I used to be frustrated by the inevitability of waves. I would hurl myself against them with all my strength, body slapping broad-side into the ambling hill of water, trying with all my might to make an example, set a precedent, assert my sentient dominance over the senseless redundancy of nature. It was a battle of wills and I, being blessed with Will, was the clear favorite.
Naturally, I lost every time. Each wave was followed inexorably by another, and red-chested and infuriated by the ocean’s indifference to my presence, I would gather myself for another offensive.

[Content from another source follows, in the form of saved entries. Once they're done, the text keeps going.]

# real-world-cryprography/APSU

Hardware: AMD Instinct MI355X
Metric: sender query-eval ms (ComputePowers + all BinBundles + gather), 16M-4096 params (lower is better)
Workload: dtype u64; 1 GPU; 16M-4096: n=8192, 4 bundle indices x 7 BinBundles (degrees [1303, 170]), 6 source -> 72 target powers, ps_low_degree=44; db_bytes_rank0=5459379072, binbundles_rank0=28, parallelism=binbundle-shard x1

## Files before the change

### apsu_amd/csrc/c_api.cpp

```cpp
#include "../../include/apsu_he.h"

#include <algorithm>
#include <thread>
#include <atomic>
#include <cstdlib>
#include <cstddef>
#include <cstring>
#include <new>
#include <string>

#include "db_file.h"
#include "engine.h"
#include "multi.h"
#include "wire.h"
#include "seal_codec.h"

using namespace apsu_he;

#include <condition_variable>
#include <mutex>
#include <unordered_set>

struct apsu_he_powers;
struct apsu_he_ctx { std::unique_ptr<Engine> eng; std::unordered_set<apsu_he_powers *> live_powers; int recycling = 0; };
// ... 296 lines not shown

static void wrap_bundles(std::vector<std::unique_ptr<Bundle>> &made, apsu_he_bundle **out)
{
    std::vector<std::unique_ptr<apsu_he_bundle>> hs(made.size());
    for (auto &h : hs) h = std::make_unique<apsu_he_bundle>();
    for (size_t i = 0; i < hs.size(); i++) { hs[i]->b = std::move(made[i]); out[i] = hs[i].release(); }
}

int apsu_he_bundle_split(apsu_he_ctx *c, const apsu_he_bundle *b, uint32_t parts, const uint32_t *cache_idx, apsu_he_bundle **out)
{
    return guarded([&] {
        REQUIRE(c && b && b->b && out, "null argument");
        auto made = c->eng->split_bundle(*b->b, parts, cache_idx);
        wrap_bundles(made, out);
    });
}

int apsu_he_bundle_adopt(apsu_he_ctx *dst, apsu_he_ctx *src, const apsu_he_bundle *b, uint32_t cache_idx, apsu_he_bundle **out)
{
    return guarded([&] {
        REQUIRE(dst && src && b && b->b && out, "null argument");
        std::vector<std::unique_ptr<Bundle>> made;
        made.push_back(dst->eng->adopt_bundle(*src->eng, *b->b, cache_idx));
        wrap_bundles(made, out);
    });
}

int apsu_he_db_rebase(apsu_he_ctx *dst, apsu_he_ctx *src, const apsu_he_bundle *const *bundles, uint32_t n_bundles, apsu_he_bundle **out,
                      uint32_t *origin, uint32_t *cache_idx, uint32_t capacity, uint32_t *n_out)
{
    return guarded([&] {
        REQUIRE(dst && src && n_out && ((out && origin) || !capacity), "null argument");
        const auto v = bundle_ptrs(bundles, n_bundles);
        Engine::RebaseResult r = dst->eng->rebase_from(*src->eng, v.data(), n_bundles);
        *n_out = (uint32_t)r.bundles.size();
        if (r.bundles.size() > capacity)
            throw std::invalid_argument("rebase: " + std::to_string(r.bundles.size()) + " BinBundles come out, the caller has room for " + std::to_string(capacity));
        for (size_t i = 0; i < r.bundles.size(); i++) { origin[i] = r.origin[i]; if (cache_idx) cache_idx[i] = r.bundles[i]->cache_idx; }
        wrap_bundles(r.bundles, out);
    });
}

int apsu_he_db_entries_plan(const apsu_he_ctx *c, const uint64_t *offsets, uint32_t *bundles_per_index, uint32_t *total)
{
    return guarded([&] {
        REQUIRE(c && offsets && total, "null argument");
        const BulkPlan plan = c->eng->entries_plan(offsets);
        REQUIRE(plan.total <= 0xFFFFFFFFull, "more than 2^32 - 1 BinBundles");
        if (bundles_per_index) std::copy(plan.bundles.begin(), plan.bundles.end(), bundles_per_index);
        *total = (uint32_t)plan.total;
    });
}

int apsu_he_db_build_from_entries(apsu_he_ctx *c, const uint8_t *entries, int entries_on_device, const uint64_t *offsets, apsu_he_bundle **out,
                                  uint32_t capacity, uint32_t *n_out)
{
    return guarded([&] {
        REQUIRE(c && offsets && n_out && (out || !capacity), "null argument");
        const BulkPlan plan = c->eng->entries_plan(offsets);
        REQUIRE(plan.total <= 0xFFFFFFFFull, "more than 2^32 - 1 BinBundles");
        *n_out = (uint32_t)plan.total;
        if (plan.total > capacity)
            throw std::invalid_argument("build_from_entries: " + std::to_string(plan.total) + " BinBundles come out, the caller has room for " + std::to_string(capacity));
        REQUIRE(entries || !plan.total, "null argument");
        auto made = c->eng->build_from_entries(entries, entries_on_device != 0, offsets);
        wrap_bundles(made, out);
    });
}
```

Tiring of this, I would alter my strategy and resign myself to building sandcastles with moats carefully situated just at the limit of the obliging tide; or constructing palaces for sojourning crabs, nomadic despots who would signal their gratitude for my hospitality with clumsy sideways curtsies. Or something like that.

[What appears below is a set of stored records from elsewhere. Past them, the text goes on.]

struct dips_handle {
    dips_params p{};
    int device = 0;
    int cu_count = 0;
    hipStream_t own_stream = nullptr;
    hipStream_t stream = nullptr;
    hipStream_t copy_stream = nullptr;
    hipEvent_t switch_ev = nullptr;
    hipEvent_t join_ev = nullptr;
    std::string err;

    dips_host::DevBuf partials, stage_frames, stage_ref, stage_series, stage_map;
    dips_host::DevBuf probe_out;
    dips_host::DevBuf times_parts;
    dips_host::DevBuf cc_scratch;
    std::map<const void*, int> occupancy;

    dips_host::DevBuf ring[3];
    dips_host::DevBuf ring_ref;
    dips_host::HostPinned pinned[2];
    hipEvent_t copy_done[3] = {nullptr, nullptr, nullptr};
    hipEvent_t kernel_done[3] = {nullptr, nullptr, nullptr};

    static constexpr size_t kTimeKeep = 65536;
    std::vector<std::pair<hipEvent_t, hipEvent_t>> ev_pending;
    std::vector<hipEvent_t> ev_free;
    double t_ms = 0.0;
    uint64_t t_launches = 0;
    std::vector<double> t_each;

    uint32_t width = 0, height = 0;
    int n_queued = 0;
    bool main_init = false;
    uint32_t ring_idx = 0;
    uint32_t uniform_idx = 0;
    dips_host::DevBuf slots[4], raw, start, out;
    dips_host::HostPinned io;
    uint64_t added = 0;
    dips_host::DevBuf slots_alt[4];
    dips_host::DevBuf filtered;
    dips_host::StreamPipe pipe;
    dips_host::PieceEvents pieces;
    dips_host::PieceEvents up_pieces;
    dips_host::HostPinned io_out;
    dips_host::CallPhases cb_phases;
    bool cb_phases_valid = false;
    bool pending = false;
    uint32_t pending_slot = 0;
    dips_host::DirectGeom pend_geom;
    int pend_key = 0;
    bool slot_raw[4] = {false, false, false, false};
    int cb_occupancy = 0;
    dips_host::DevBuf gray_lut;
    bool gray_lut_valid = false;
    float gray_lut_tau = 0.0f;
    dips_host::DevBuf cb_lut;
    bool cb_lut_valid = false;
    uint32_t cb_lut_filter = 0, cb_lut_col = 0;
    float cb_lut_k = 0.0f;

    dips_host::DevBuf shard_ref, shard_halo, shard_send, shard_recv;
    dips_host::DevBuf shard_send_frame;
    hipStream_t comm_stream = nullptr;
    hipEvent_t shard_ev_in = nullptr, shard_ev_halo = nullptr;
    const uint8_t* shard_last_ref = nullptr;
    uint64_t shard_last_bytes = 0;

    bool crosscheck() const { return (p.flags & DIPS_FLAG_CROSSCHECK) != 0; }
};

namespace dips_internal {

dips_status fail(dips_handle* h, dips_status st, const std::string& msg);
dips_status hip_fail(dips_handle* h, hipError_t e, const char* what);
dips_status bind(dips_handle* h);
hipEvent_t take_event(dips_handle* h);
int occupancy_blocks(dips_handle* h, const void* kernel);
dips_status flush_pending(dips_handle* h);
dips_status run_series_device(dips_handle* h, uint32_t width, uint32_t height, const uint8_t* frames,
                              uint32_t n_frames, const uint8_t* ref0, dips_series_entry* series, uint8_t* map,
                              hipStream_t s);
dips_status compat_resume_impl(dips_handle* h, uint32_t width, uint32_t height, const uint8_t* start_rgba,
                               const uint8_t* halo, uint64_t t0, bool dev);
dips_status run_series_streamed(dips_handle* h, uint32_t width, uint32_t height, const uint8_t* host_frames,
                                uint32_t n_frames, const uint8_t* ref_dev, dips_series_entry* series_dev,
                                uint32_t chunk_frames);
uint64_t series_waves(dips_handle* h, uint32_t width, uint32_t height, uint32_t n_frames, bool env_cap);

}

I was jealous of the older boys on their jet skis, their casual indifference to the forces that stymied me, skimming the surface like sleek cars on an undulating pavement, surgically slicing its skin, as unimpressed with their medium of travel as it was with me, their artificial waves trailing them, spreading out like a slow Japanese fan, criss-crossing at odd angles to their larger, slower cousins.
* * * * *
It’s been decades since I’ve been to the ocean, I realize as I leave the hospital in the cobalt light of the pre-dawn, but my feet remember the way. With a nod to the stoic palms on Cass Street I turn left, and sand supplants cement. I can’t feel its texture through my leather soles but it gives way deferentially under my weight. I don’t break stride, even as the tiny waves make a play for my kneecaps. When the water is deep enough I squat, submerging myself to the neck.
I am weightless. I am a buoy. The ocean cycles around me and through me and I am utterly unobtrusive. It rocks me like a baby, lovingly indifferent to my will. Tonight, I will dream of its momentum.